Wil Wheaton on the TSA's grab n grope - portentint
http://wilwheaton.typepad.com/wwdnbackup/2011/04/i-dont-feel-safe-i-feel-violated-humiliated-and-angry.html

======
ck2
Only 90 days since xmas, everyone forgot about this already eh?

But wait 'til you experience it at the train or bus station, because that's
already happening - the mainstream news just isn't covering it. Fondling is
also now being done when you enter some courthouses now, the TSA set the
standard and they immediately took advantage of that.

There were congressional hearings on this too, all aired for the public to see
how concerned they were - absolutely nothing changed, in fact they only
ordered more equipment despite being told not to by Congress.

What happened to their promised new review of the radiation from the scanners
since they admitted they got it wrong? Or is that going to take a year to
produce a "report".

------
joebadmo
Can't get to the article (work) but I'm kind of on the fence about the issue.

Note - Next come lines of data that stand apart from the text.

# KRLabsOrg/verbatim-rag

Measured on AMD Instinct MI355X. Metric: query x chunk span-extractions/sec @512tok (ModernBERT-base extractor, chunks/s), higher is better.
Workload: dtype bf16

## Files before the change

verbatim-rag_amd/csrc/qkv_attn.hip:

```cpp
#include "host_util.h"
#include "qkv_attn.h"

#include <algorithm>
#include <cstdlib>
#include <type_traits>
#include <vector>

#ifdef VRAG_DEBUG_API
#define VRAG_DBG(bit) ((p.debug_flags & (bit)) != 0)
#else
#define VRAG_DBG(bit) false
#endif

namespace vrag {

constexpr int QA_WB = 192 * 128;
constexpr int QA_XOFF = 2 * QA_WB;
constexpr int QA_TAB = 131072;
constexpr int QA_MU = QA_TAB, QA_RS = QA_TAB + 2048, QA_LS = QA_TAB + 4096;
constexpr int QA_CA = QA_TAB + 5120, QA_SA = QA_CA + 4096, QA_CB = QA_SA + 4096, QA_SB = QA_CB + 2048;
constexpr int QA_SMEM = QA_SB + 2048;
constexpr int QA_V_OFF = 65536;

constexpr float QA_LAZY = 8.0f;
__device__ __forceinline__ float max3f(float a, float b, float c) { return __builtin_fmaxf(__builtin_fmaxf(a, b), c); }

template <int N>
__device__ __forceinline__ void wait_vm() {
  asm volatile("s_waitcnt vmcnt(%0)" ::"n"(N) : "memory");
}
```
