template <int THREADS, int MAXT, bool TRAIN = false>
__global__ __launch_bounds__(THREADS) void triplet2_kernel(PgTopo t, PgSegAttn p) {
  constexpr bool PRE = THREADS <= 512;
  constexpr int WAVES = THREADS / 64;
  extern __shared__ __attribute__((aligned(16))) float lds[];
  float* const w2k_l = lds;
  float* const wf_k = w2k_l + 16384;
  float* const wf_v = wf_k + 1536;
  float* const bk = wf_v + 1536;
  float* const bv = bk + 128;
  float* const b2v = bv + 128;
  float* const xs = b2v + 128;
  int* const ctrl = reinterpret_cast<int*>(xs + 3 * T2_XS);
  float* const pbuf = xs + 3 * T2_XS + 4;
  const int tid = threadIdx.x, lane = tid & 63;
  const int wave = __builtin_amdgcn_readfirstlane(tid >> 6);
  const int g = lane >> 4, m = lane & 15;

  for (int i = tid; i < 128; i += THREADS) { bk[i] = p.ln_bk[i]; bv[(i & 15) * 8 + (i >> 4)] = p.ln_bv[i]; b2v[i] = TRAIN ? 0.f : p.b2v[i]; }
  for (int i = tid; i < 1536; i += THREADS) {
    const int ln_ = i & 63, tq_ = (i >> 6) & 7, st_ = i >> 9;
    const int d_ = ((st_ * 2 + (tq_ >> 2)) * 64 + ln_) * 4 + (tq_ & 3);
    wf_k[d_] = p.Wf_k[i]; wf_v[d_] = p.Wf_v[i];
  }
  for (int i = tid; i < 4096; i += THREADS) reinterpret_cast<f4*>(w2k_l)[i] = reinterpret_cast<const f4*>(p.W2k_l)[i];
  const f4* const w2v_g = reinterpret_cast<const f4*>(p.W2v_l);
  const int4* const iters = reinterpret_cast<const int4*>(p.tri_iters);
#ifdef PG_T2_PROF
  unsigned long long t2_acc[8] = {0, 0, 0, 0, 0, 0, 0, 0};
  unsigned long long t2_last = __builtin_amdgcn_s_memtime();
#endif

  for (;;) {
    __syncthreads();
    if (tid == 0) ctrl[0] = atomicAdd(p.tri_counter, 1);
    __syncthreads();
    const int it = __builtin_amdgcn_readfirstlane(ctrl[0]);
    T2_STAMP(0);
    if (it >= p.n_tri_iters) {
      if (tid == 0 && atomicAdd(p.tri_counter + 1, 1) == (int)gridDim.x - 1) {
        p.tri_counter[0] = 0;
        p.tri_counter[1] = 0;
        __threadfence();
      }
      break;
    }
    const int4 d = iters[it];
    const int lig0 = __builtin_amdgcn_readfirstlane(d.x);
    const int n = __builtin_amdgcn_readfirstlane(d.y & 0xff), j0 = __builtin_amdgcn_readfirstlane((d.y >> 8) & 0xff);
    const int A = __builtin_amdgcn_readfirstlane(d.y >> 16), bond_off = __builtin_amdgcn_readfirstlane(d.z);
    const int nm1 = n - 1;
    {
      const f4* src = reinterpret_cast<const f4*>(p.Csrc_k + (size_t)(bond_off + j0 * nm1) * 256);
      const int n4 = A * nm1 * 64;
      for (int idx = tid; idx < n4; idx += THREADS)
        *reinterpret_cast<f4*>(pbuf + (idx >> 6) * T2_ROW + (idx & 63) * 4) = __builtin_nontemporal_load(src + idx);
      for (int i = tid; i < n * 3; i += THREADS) xs[i] = p.x[(size_t)lig0 * 3 + i];
    }
    __syncthreads();
    T2_STAMP(1);
    const int s_begin = __builtin_amdgcn_readfirstlane(d.w & 0xffff);
    const int n_seg = __builtin_amdgcn_readfirstlane((d.w >> 16) ? (d.w >> 16) : A * nm1);
    const int nr = nm1 - 1;
    const int n_tiles = (nr + 15) >> 4;
    const int tail_tile = n_tiles - 1;
    const int tail_slices = t2_tail_slices(t2_tail_rows(nr, n_tiles));

    float nQk[8], nQv[8];
    f4 nqa, nqb;
    float2 nrs = {0.f, 0.f};
#define T2_FETCH(S)                                                                                                    \
    {                                                                                                                  \
      const int a_ = (S) / nm1, ip_ = (S) - a_ * nm1, j_ = j0 + a_, i_ = ip_ + (ip_ >= j_ ? 1 : 0);                    \
      const size_t seg_ = (size_t)(bond_off + i_ * nm1 + (j_ < i_ ? j_ : j_ - 1));                                     \
       \
      const float* qp_ = p.q + seg_ * 128 + 8 * m;                                                                     \
      nqa = __builtin_nontemporal_load(reinterpret_cast<const f4*>(qp_));                                              \
      nqb = __builtin_nontemporal_load(reinterpret_cast<const f4*>(qp_ + 4));                                          \
      const float* qk_ = p.Cdst_k + seg_ * p.ld_cdst + m;                                                              \
      const float* qv_ = p.Cdst_v + seg_ * p.ld_cdst + m;                                                              \
      _Pragma("unroll") for (int tq = 0; tq < 8; ++tq) { nQk[tq] = __builtin_nontemporal_load(qk_ + 16 * tq); nQv[tq] = __builtin_nontemporal_load(qv_ + 16 * tq); } \
      if constexpr (!TRAIN) { const t2_f2 r_ = __builtin_nontemporal_load(reinterpret_cast<const t2_f2*>(p.resid + seg_ * 128 + 8 * m + 2 * g)); nrs.x = r_[0]; nrs.y = r_[1]; } \
    }
    if (PRE && s_begin + wave < n_seg) T2_FETCH(s_begin + wave)

    for (int s = s_begin + wave; s < n_seg; s += WAVES) {
      const int a = s / nm1, ip = s - a * nm1;
      const int j = j0 + a, i = ip + (ip >= j ? 1 : 0);
      const int seg = bond_off + i * nm1 + (j < i ? j : j - 1);
      const float* const prow = pbuf + a * nm1 * T2_ROW;
      if (!PRE) T2_FETCH(s)
      float cQk[8], cQv[8];
#pragma unroll
      for (int tq = 0; tq < 8; ++tq) { cQk[tq] = nQk[tq]; cQv[tq] = nQv[tq]; }
      const f4 qa = nqa, qb = nqb;
      const float2 rsd = nrs;
      if (PRE && s + WAVES < n_seg) T2_FETCH(s + WAVES)
      int lz = lane;
      asm volatile("" : "+v"(lz));

      float wk2[8], wv2[8];
#pragma unroll
      for (int tq = 0; tq < 8; ++tq) {
        wk2[tq] = g == 3 ? cQk[tq] : wf_k[((4 + (tq >> 2)) * 64 + lane) * 4 + (tq & 3)];
        wv2[tq] = g == 3 ? cQv[tq] : wf_v[((4 + (tq >> 2)) * 64 + lane) * 4 + (tq & 3)];
      }
      T2_STAMP(2);
      const float xi0 = xs[i * 3], xi1 = xs[i * 3 + 1], xi2 = xs[i * 3 + 2];
      const float u0 = xs[j * 3] - xi0, u1 = xs[j * 3 + 1] - xi1, u2 = xs[j * 3 + 2] - xi2;

      float feat[MAXT][3];
      f4 lg[MAXT];

      float th_own[(MAXT + 3) / 4];
#pragma unroll
      for (int rep = 0; rep < (MAXT + 3) / 4; ++rep) {
        const int kp = (4 * rep + g) * 16 + m;
        const int kq = kp < nr ? kp : 0;
        const int kc = kq + (kq >= ip ? 1 : 0);
        const int k = kc + (kc >= j ? 1 : 0);
        const float v0 = xs[k * 3] - xi0, v1 = xs[k * 3 + 1] - xi1, v2 = xs[k * 3 + 2] - xi2;
        const float dt = u0 * v0 + u1 * v1 + u2 * v2;
        const float c0 = u1 * v2 - u2 * v1, c1 = u2 * v0 - u0 * v2, c2 = u0 * v1 - u1 * v0;
        th_own[rep] = atan2f(sqrtf(c0 * c0 + c1 * c1 + c2 * c2), dt);
      }

      {
        f4 U[8];
        {
#pragma unroll
          for (int tq = 0; tq < 8; ++tq)
#pragma unroll
            for (int r = 0; r < 4; ++r) {
              const int w = (tq * 4 + r) * 2;
              const f4 wa = *reinterpret_cast<const f4*>(w2k_l + ((size_t)w * 64 + lane) * 4);
              const f4 wb = *reinterpret_cast<const f4*>(w2k_l + ((size_t)(w + 1) * 64 + lane) * 4);
              float u = qa[0] * wa[0];
              u = fmaf(qa[1], wa[1], u); u = fmaf(qa[2], wa[2], u); u = fmaf(qa[3], wa[3], u);
              u = fmaf(qb[0], wb[0], u); u = fmaf(qb[1], wb[1], u); u = fmaf(qb[2], wb[2], u); u = fmaf(qb[3], wb[3], u);
              U[tq][r] = u;
            }
        }
#pragma unroll
        for (int slot = 0; slot < MAXT; ++slot) {
          const bool tail = slot == MAXT - 1;
          const int tile = tail ? tail_tile : slot;
          lg[slot] = (f4){NEG_BIG, NEG_BIG, NEG_BIG, NEG_BIG};
          feat[slot][0] = feat[slot][1] = feat[slot][2] = 0.f;
          if (tail ? tail_tile >= 0 : slot < tail_tile) {
            const int mr = t2_tile_row(tail, m);
            const int kp = tile * 16 + mr;
            const int kq = !tail || kp < nr ? kp : 0;
            const int kc = kq + (kq >= ip ? 1 : 0);
            float th_src = th_own[0];
#pragma unroll
            for (int rep = 1; rep < (MAXT + 3) / 4; ++rep) th_src = (tile >> 2) == rep ? th_own[rep] : th_src;
            const float theta = from_lane(th_src, 16 * (tile & 3) + mr);
            float sg, cg;
            sincos_bounded_pair(theta * (g == 0 ? 1.0f : (g == 1 ? 0.5f : (float)(1.0 / 3.0))), sg, cg);
            const float s1 = from_lane(sg, m), c1 = from_lane(cg, m);
            const float sx = from_lane(sg, m + (g == 0 ? 16 : 32));
            feat[slot][0] = g == 0 ? theta : (g == 1 ? s1 : (g == 2 ? 2.0f * s1 * c1 : s1 * fmaf(-4.0f * s1, s1, 3.0f)));
            feat[slot][1] = g < 2 ? sx : (g == 2 ? c1 : fmaf(-2.0f * s1, s1, 1.0f));
            feat[slot][2] = g == 0 ? c1 * fmaf(4.0f * c1, c1, -3.0f) : (g == 3 ? 1.0f : cg);
            f4 hid[8];
            const float* pk = prow + kc * T2_ROW + 4 * g;
#pragma unroll
            for (int tq = 0; tq < 8; ++tq) hid[tq] = *reinterpret_cast<const f4*>(pk + 16 * tq);
#pragma unroll
            for (int st = 0; st < 2; ++st)
              {
                const f4 wa = *reinterpret_cast<const f4*>(wf_k + ((st * 2) * 64 + lane) * 4);
                const f4 wb = *reinterpret_cast<const f4*>(wf_k + ((st * 2 + 1) * 64 + lane) * 4);
#pragma unroll
                for (int tq = 0; tq < 4; ++tq) hid[tq] = mfma16(wa[tq], feat[slot][st], hid[tq]);
#pragma unroll
                for (int tq = 0; tq < 4; ++tq) hid[4 + tq] = mfma16(wb[tq], feat[slot][st], hid[4 + tq]);
              }
#pragma unroll
            for (int tq = 0; tq < 8; ++tq) hid[tq] = mfma16(wk2[tq], feat[slot][2], hid[tq]);
            float q2 = 0.f;
#pragma unroll
            for (int tq = 0; tq < 8; ++tq)
#pragma unroll
              for (int r = 0; r < 4; ++r) q2 = fmaf(hid[tq][r], hid[tq][r], q2);
            q2 += __shfl_xor(q2, 16);
            q2 += __shfl_xor(q2, 32);
            const float var = q2 * (1.f / 128.f) + 1e-5f;
            const float rs = __builtin_amdgcn_rsqf(var);
            const float sigma = var * rs;
            f4 acc4[4];
#pragma unroll
            for (int r = 0; r < 4; ++r) acc4[r] = (f4){0.f, 0.f, 0.f, 0.f};
#pragma unroll
            for (int tq = 0; tq < 8; ++tq) {
              const f4 bt = *reinterpret_cast<const f4*>(bk + 16 * tq + 4 * g);
#pragma unroll
              for (int r = 0; r < 4; ++r) acc4[r] = mfma16(T2_DEGRADE(fmaxf(fmaf(bt[r], sigma, hid[tq][r]), 0.f)), U[tq][r], acc4[r]);
            }
            f4 acc = (acc4[0] + acc4[1]) + (acc4[2] + acc4[3]);
#pragma unroll
            for (int r = 0; r < 4; ++r) acc[r] *= __shfl(rs, 4 * g + r);
#pragma unroll
            for (int r = 0; r < 4; ++r) {
              const int kr = tile * 16 + t2_elem_row(tail, g, r);
              lg[slot][r] = !tail || kr < nr ? acc[r] : NEG_BIG;
            }
          }
        }
      }

      T2_STAMP(3);
      float mx = NEG_BIG;
#pragma unroll
      for (int slot = 0; slot < MAXT; ++slot)
#pragma unroll
        for (int r = 0; r < 4; ++r) mx = fmaxf(mx, lg[slot][r]);
      mx = fmaxf(mx, __shfl_xor(mx, 16));
      mx = fmaxf(mx, __shfl_xor(mx, 32));
      float l = 0.f;
#pragma unroll
      for (int slot = 0; slot < MAXT; ++slot)
#pragma unroll
        for (int r = 0; r < 4; ++r) {
          const float e = lg[slot][r] > 0.5f * NEG_BIG ? __builtin_amdgcn_exp2f(lg[slot][r] - mx) : 0.f;
          lg[slot][r] = e;
          l += e;
        }
      l += __shfl_xor(l, 16);
      l += __shfl_xor(l, 32);
      const float inv = l > 0.f ? 1.0f / l : 0.f;

      if constexpr (TRAIN) {
        if (p.alpha) {
          float* const ap = p.alpha + (size_t)seg * p.alpha_rows * 16 + m;
#pragma unroll
          for (int slot = 0; slot < MAXT; ++slot) {
            const bool tail = slot == MAXT - 1;
            const int tile = tail ? tail_tile : slot;
            if (tail ? tail_tile >= 0 : slot < tail_tile) {
#pragma unroll
              for (int r = 0; r < 4; ++r) {
                const int kr = tile * 16 + t2_elem_row(tail, g, r);
                const int kc = kr + (kr >= ip ? 1 : 0);
                if (!tail || kr < nr) ap[(kc + (kc >= j ? 1 : 0)) * 16] = lg[slot][r] * inv;
              }
            }
          }
          if (g == 0) { ap[j * 16] = 0.f; ap[i * 16] = 0.f; }
        }
      }
      T2_STAMP(4);
      f4 sT[8];
#pragma unroll
      for (int tq = 0; tq < 8; ++tq) sT[tq] = (f4){0.f, 0.f, 0.f, 0.f};
#pragma unroll
      for (int slot = 0; slot < MAXT; ++slot) {
        const bool tail = slot == MAXT - 1;
        const int tile = tail ? tail_tile : slot;
        if (tail ? tail_tile >= 0 : slot < tail_tile) {
          f4 hv[8];
#pragma unroll
          for (int r = 0; r < 4; ++r) {
            if (!tail || r < tail_slices) {
              const int kr = tile * 16 + t2_elem_row(tail, g, r);
              const int kq = !tail || kr < nr ? kr : 0;
              const float* pv = prow + (kq + (kq >= ip ? 1 : 0)) * T2_ROW + 128 + m;
#pragma unroll
              for (int tq = 0; tq < 8; ++tq) hv[tq][r] = pv[16 * tq];
            } else {
#pragma unroll
              for (int tq = 0; tq < 8; ++tq) hv[tq][r] = 0.f;
            }
          }
#pragma unroll
          for (int st = 0; st < 2; ++st)
            {
              const f4 wa = *reinterpret_cast<const f4*>(wf_v + ((st * 2) * 64 + lane) * 4);
              const f4 wb = *reinterpret_cast<const f4*>(wf_v + ((st * 2 + 1) * 64 + lane) * 4);
#pragma unroll
              for (int tq = 0; tq < 4; ++tq) hv[tq] = mfma16(feat[slot][st], wa[tq], hv[tq]);
#pragma unroll
              for (int tq = 0; tq < 4; ++tq) hv[4 + tq] = mfma16(feat[slot][st], wb[tq], hv[4 + tq]);
            }
#pragma unroll
          for (int tq = 0; tq < 8; ++tq) hv[tq] = mfma16(feat[slot][2], wv2[tq], hv[tq]);
          if (!tail) {
            f4 q2 = {0.f, 0.f, 0.f, 0.f};
#pragma unroll
            for (int tq = 0; tq < 8; ++tq) q2 += hv[tq] * hv[tq];
            f4 sg, aw;
#pragma unroll
            for (int r = 0; r < 4; ++r) {
              const float var = row16_total(q2[r]) * (1.f / 128.f) + 1e-5f;
              const float rsq = __builtin_amdgcn_rsqf(var);
              sg[r] = var * rsq;
              aw[r] = lg[slot][r] * rsq;
            }
#pragma unroll
            for (int tq = 0; tq < 8; ++tq) {
              const float bt = bv[m * 8 + tq];
#pragma unroll
              for (int r = 0; r < 4; ++r) hv[tq][r] = T2_DEGRADE(fmaxf(fmaf(bt, sg[r], hv[tq][r]), 0.f));
            }
#pragma unroll
            for (int r = 0; r < 4; ++r)
#pragma unroll
              for (int tq = 0; tq < 8; ++tq) sT[tq] = mfma16(hv[tq][r], aw[r], sT[tq]);
          } else {
            float bt[8];
#pragma unroll
            for (int tq = 0; tq < 8; ++tq) bt[tq] = bv[m * 8 + tq];
#pragma unroll
            for (int r = 0; r < 4; ++r) {
              if (r < tail_slices) {
                float q2 = 0.f;
#pragma unroll
                for (int tq = 0; tq < 8; ++tq) q2 = fmaf(hv[tq][r], hv[tq][r], q2);
                const float var = row16_total(q2) * (1.f / 128.f) + 1e-5f;
                const float rsq = __builtin_amdgcn_rsqf(var);
                const float sg = var * rsq;
                const float aw = lg[slot][r] * rsq;
#pragma unroll
                for (int tq = 0; tq < 8; ++tq) sT[tq] = mfma16(T2_DEGRADE(fmaxf(fmaf(bt[tq], sg, hv[tq][r]), 0.f)), aw, sT[tq]);
              }
            }
          }
        }
      }

      T2_STAMP(5);
      if constexpr (TRAIN) {
        float* const sp = p.S + (size_t)seg * 2048 + lane;
#pragma unroll
        for (int tq = 0; tq < 8; ++tq)
#pragma unroll
          for (int r = 0; r < 4; ++r) sp[(tq * 4 + r) * 64] = sT[tq][r] * inv;
        if (g == 0) p.swn[(size_t)seg * 16 + m] = l > 0.f ? 1.f : 0.f;
        continue;
      }
      const size_t ro = (size_t)seg * 128 + 8 * m + 2 * g;
      float part[8] = {0.f, 0.f, 0.f, 0.f, 0.f, 0.f, 0.f, 0.f};
#pragma unroll
      for (int w = 0; w < 64; ++w) {
        const int tq = w >> 3, r = (w >> 1) & 3, hf = (w & 1) * 4;
        const f4 wv_ = w2v_g[w * 64 + lz];
        const float sv = sT[tq][r];
        part[hf + 0] = fmaf(wv_[0], sv, part[hf + 0]); part[hf + 1] = fmaf(wv_[1], sv, part[hf + 1]);
        part[hf + 2] = fmaf(wv_[2], sv, part[hf + 2]); part[hf + 3] = fmaf(wv_[3], sv, part[hf + 3]);
      }
#pragma unroll
      for (int dd = 0; dd < 8; ++dd) {
        part[dd] += __shfl_xor(part[dd], 16);
        part[dd] += __shfl_xor(part[dd], 32);
      }
      const float has = l > 0.f ? 1.f : 0.f;
      const int o0 = 8 * m + 2 * g;
      const float p0 = g == 0 ? part[0] : (g == 1 ? part[2] : (g == 2 ? part[4] : part[6]));
      const float p1 = g == 0 ? part[1] : (g == 1 ? part[3] : (g == 2 ? part[5] : part[7]));
      float2 o;
      o.x = rsd.x + p0 * inv + b2v[o0] * has;
      o.y = rsd.y + p1 * inv + b2v[o0 + 1] * has;
      __builtin_nontemporal_store((t2_f2){o.x, o.y}, reinterpret_cast<t2_f2*>(p.out + ro));
      T2_STAMP(6);
    }
#undef T2_FETCH
    T2_STAMP(7);
  }
#ifdef PG_T2_PROF
  if (lane == 0 && p.alpha) {
    unsigned long long* prof = reinterpret_cast<unsigned long long*>(p.alpha);
    for (int k = 0; k < 8; ++k) atomicAdd(prof + k, t2_acc[k]);
  }
#endif
}
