# theori-io/nrsc5

Hardware: NVIDIA H100
Metric: cu8 I/Q Msamples/s (higher is better)
Workload: dtype u8/int16/f32

## Files before the change

### include/nrsc5_b200.h

```cpp
#ifndef NRSC5_B200_H
#define NRSC5_B200_H

#include <stddef.h>
#include <stdint.h>

#ifdef __cplusplus
extern "C" {
#endif

#define NRSC5B_MODE_FM 0
#define NRSC5B_MODE_AM 1

enum {
    NRSC5B_OK = 0,
    NRSC5B_ENODEV = -1,
    NRSC5B_EINVAL = -2,
    NRSC5B_ENOMEM = -3,
    NRSC5B_ECUDA = -4,
    NRSC5B_EFULL = -5,
    NRSC5B_EOVERFLOW = -6,
};

enum {
    NRSC5B_REC_FRAME = 1,
    NRSC5B_REC_PIDS = 2,
    NRSC5B_REC_SYNC = 3,
    NRSC5B_REC_LOST_SYNC = 4,
    NRSC5B_REC_MER = 5,
    NRSC5B_REC_BER = 6,
    NRSC5B_REC_SOFT_PM = 8,
    NRSC5B_REC_BLOCK = 9,
    NRSC5B_REC_PAD = 12,
    NRSC5B_REC_L2 = 20,
};

typedef struct nrsc5b_engine nrsc5b_engine_t;

typedef struct {
    int device;
    int nstreams;
    int mode;
    size_t input_capacity;
    size_t log_capacity;
    int emit_soft;
    int input_cs16;
} nrsc5b_config_t;

int nrsc5b_create(nrsc5b_engine_t **out, const nrsc5b_config_t *cfg);
void nrsc5b_destroy(nrsc5b_engine_t *e);
int nrsc5b_reset(nrsc5b_engine_t *e, int stream);
int nrsc5b_rewind(nrsc5b_engine_t *e);

int nrsc5b_set_cuda_stream(nrsc5b_engine_t *e, void *cuda_stream);

int nrsc5b_push_cu8(nrsc5b_engine_t *e, int stream, const uint8_t *buf, size_t nbytes);
int nrsc5b_push_cs16(nrsc5b_engine_t *e, int stream, const int16_t *buf, size_t nvalues);
int nrsc5b_push_cu8_all(nrsc5b_engine_t *e, const uint8_t *host, size_t host_stride, size_t nbytes);
int nrsc5b_push_cu8_device(nrsc5b_engine_t *e, int stream, const void *dev_buf, size_t nbytes);
int nrsc5b_attach_device_input(nrsc5b_engine_t *e, const void *dev_buf, size_t stride, size_t nbytes);

int nrsc5b_attach_device_log(nrsc5b_engine_t *e, void *dev_buf, size_t stride);

int nrsc5b_process(nrsc5b_engine_t *e);
int nrsc5b_process_available(nrsc5b_engine_t *e);
int nrsc5b_push_fence(nrsc5b_engine_t *e);
int nrsc5b_process_fence(nrsc5b_engine_t *e, int token);
int nrsc5b_prepare_async(nrsc5b_engine_t *e);
int nrsc5b_stage_cu8(nrsc5b_engine_t *e, int stream, const uint8_t *buf, size_t nbytes);
int nrsc5b_stage_cs16(nrsc5b_engine_t *e, int stream, const int16_t *buf, size_t nvalues);
int nrsc5b_submit(nrsc5b_engine_t *e, int flush);
int nrsc5b_poll(nrsc5b_engine_t *e, int wait);
const uint8_t *nrsc5b_batch_records(nrsc5b_engine_t *e, int stream, size_t *nbytes);

long nrsc5b_drain(nrsc5b_engine_t *e, int stream, uint8_t *out, size_t cap, size_t *needed);
int nrsc5b_drain_all(nrsc5b_engine_t *e, uint8_t *out, size_t out_stride, size_t *sizes);
int nrsc5b_take_overflow(nrsc5b_engine_t *e, int stream);
int nrsc5b_synchronize(nrsc5b_engine_t *e);

int nrsc5b_set_sync_state(nrsc5b_engine_t *e, int stream, int state);

typedef struct {
    uint64_t blocks;
    uint64_t samples;
    uint64_t p1_frames;
    uint64_t kernel_launches;
    uint64_t p1_fallbacks;
    uint64_t log_overflows;
} nrsc5b_stats_t;
int nrsc5b_get_stats(nrsc5b_engine_t *e, nrsc5b_stats_t *st);

int nrsc5b_set_profiling(nrsc5b_engine_t *e, int on);
int nrsc5b_get_kernel_times(nrsc5b_engine_t *e, double *ms4, unsigned long long *n4);
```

On the one hand, this is probably security theater and the TSA is pretty
incompetent and possibly vile.

On the other hand, people should really get over themselves. It's a fucking
patdown. Deal with it. Or don't fly. This actually seems like one of the few
security measures that has a chance of working (better than throwing out water
bottles, anyway).

Thing is: there's probably no way to actually be secure without violating your
privacy or making you feel bad.

I think the real problem is people whining. We have to deal with all of these
"security" measures because of people whining about their (totally
disproportionate) fear of terrorism. Now the same people are whining about the
security measures.

I think the correct answer is empowerment. True airplane security is in the
hands of the passengers and crew.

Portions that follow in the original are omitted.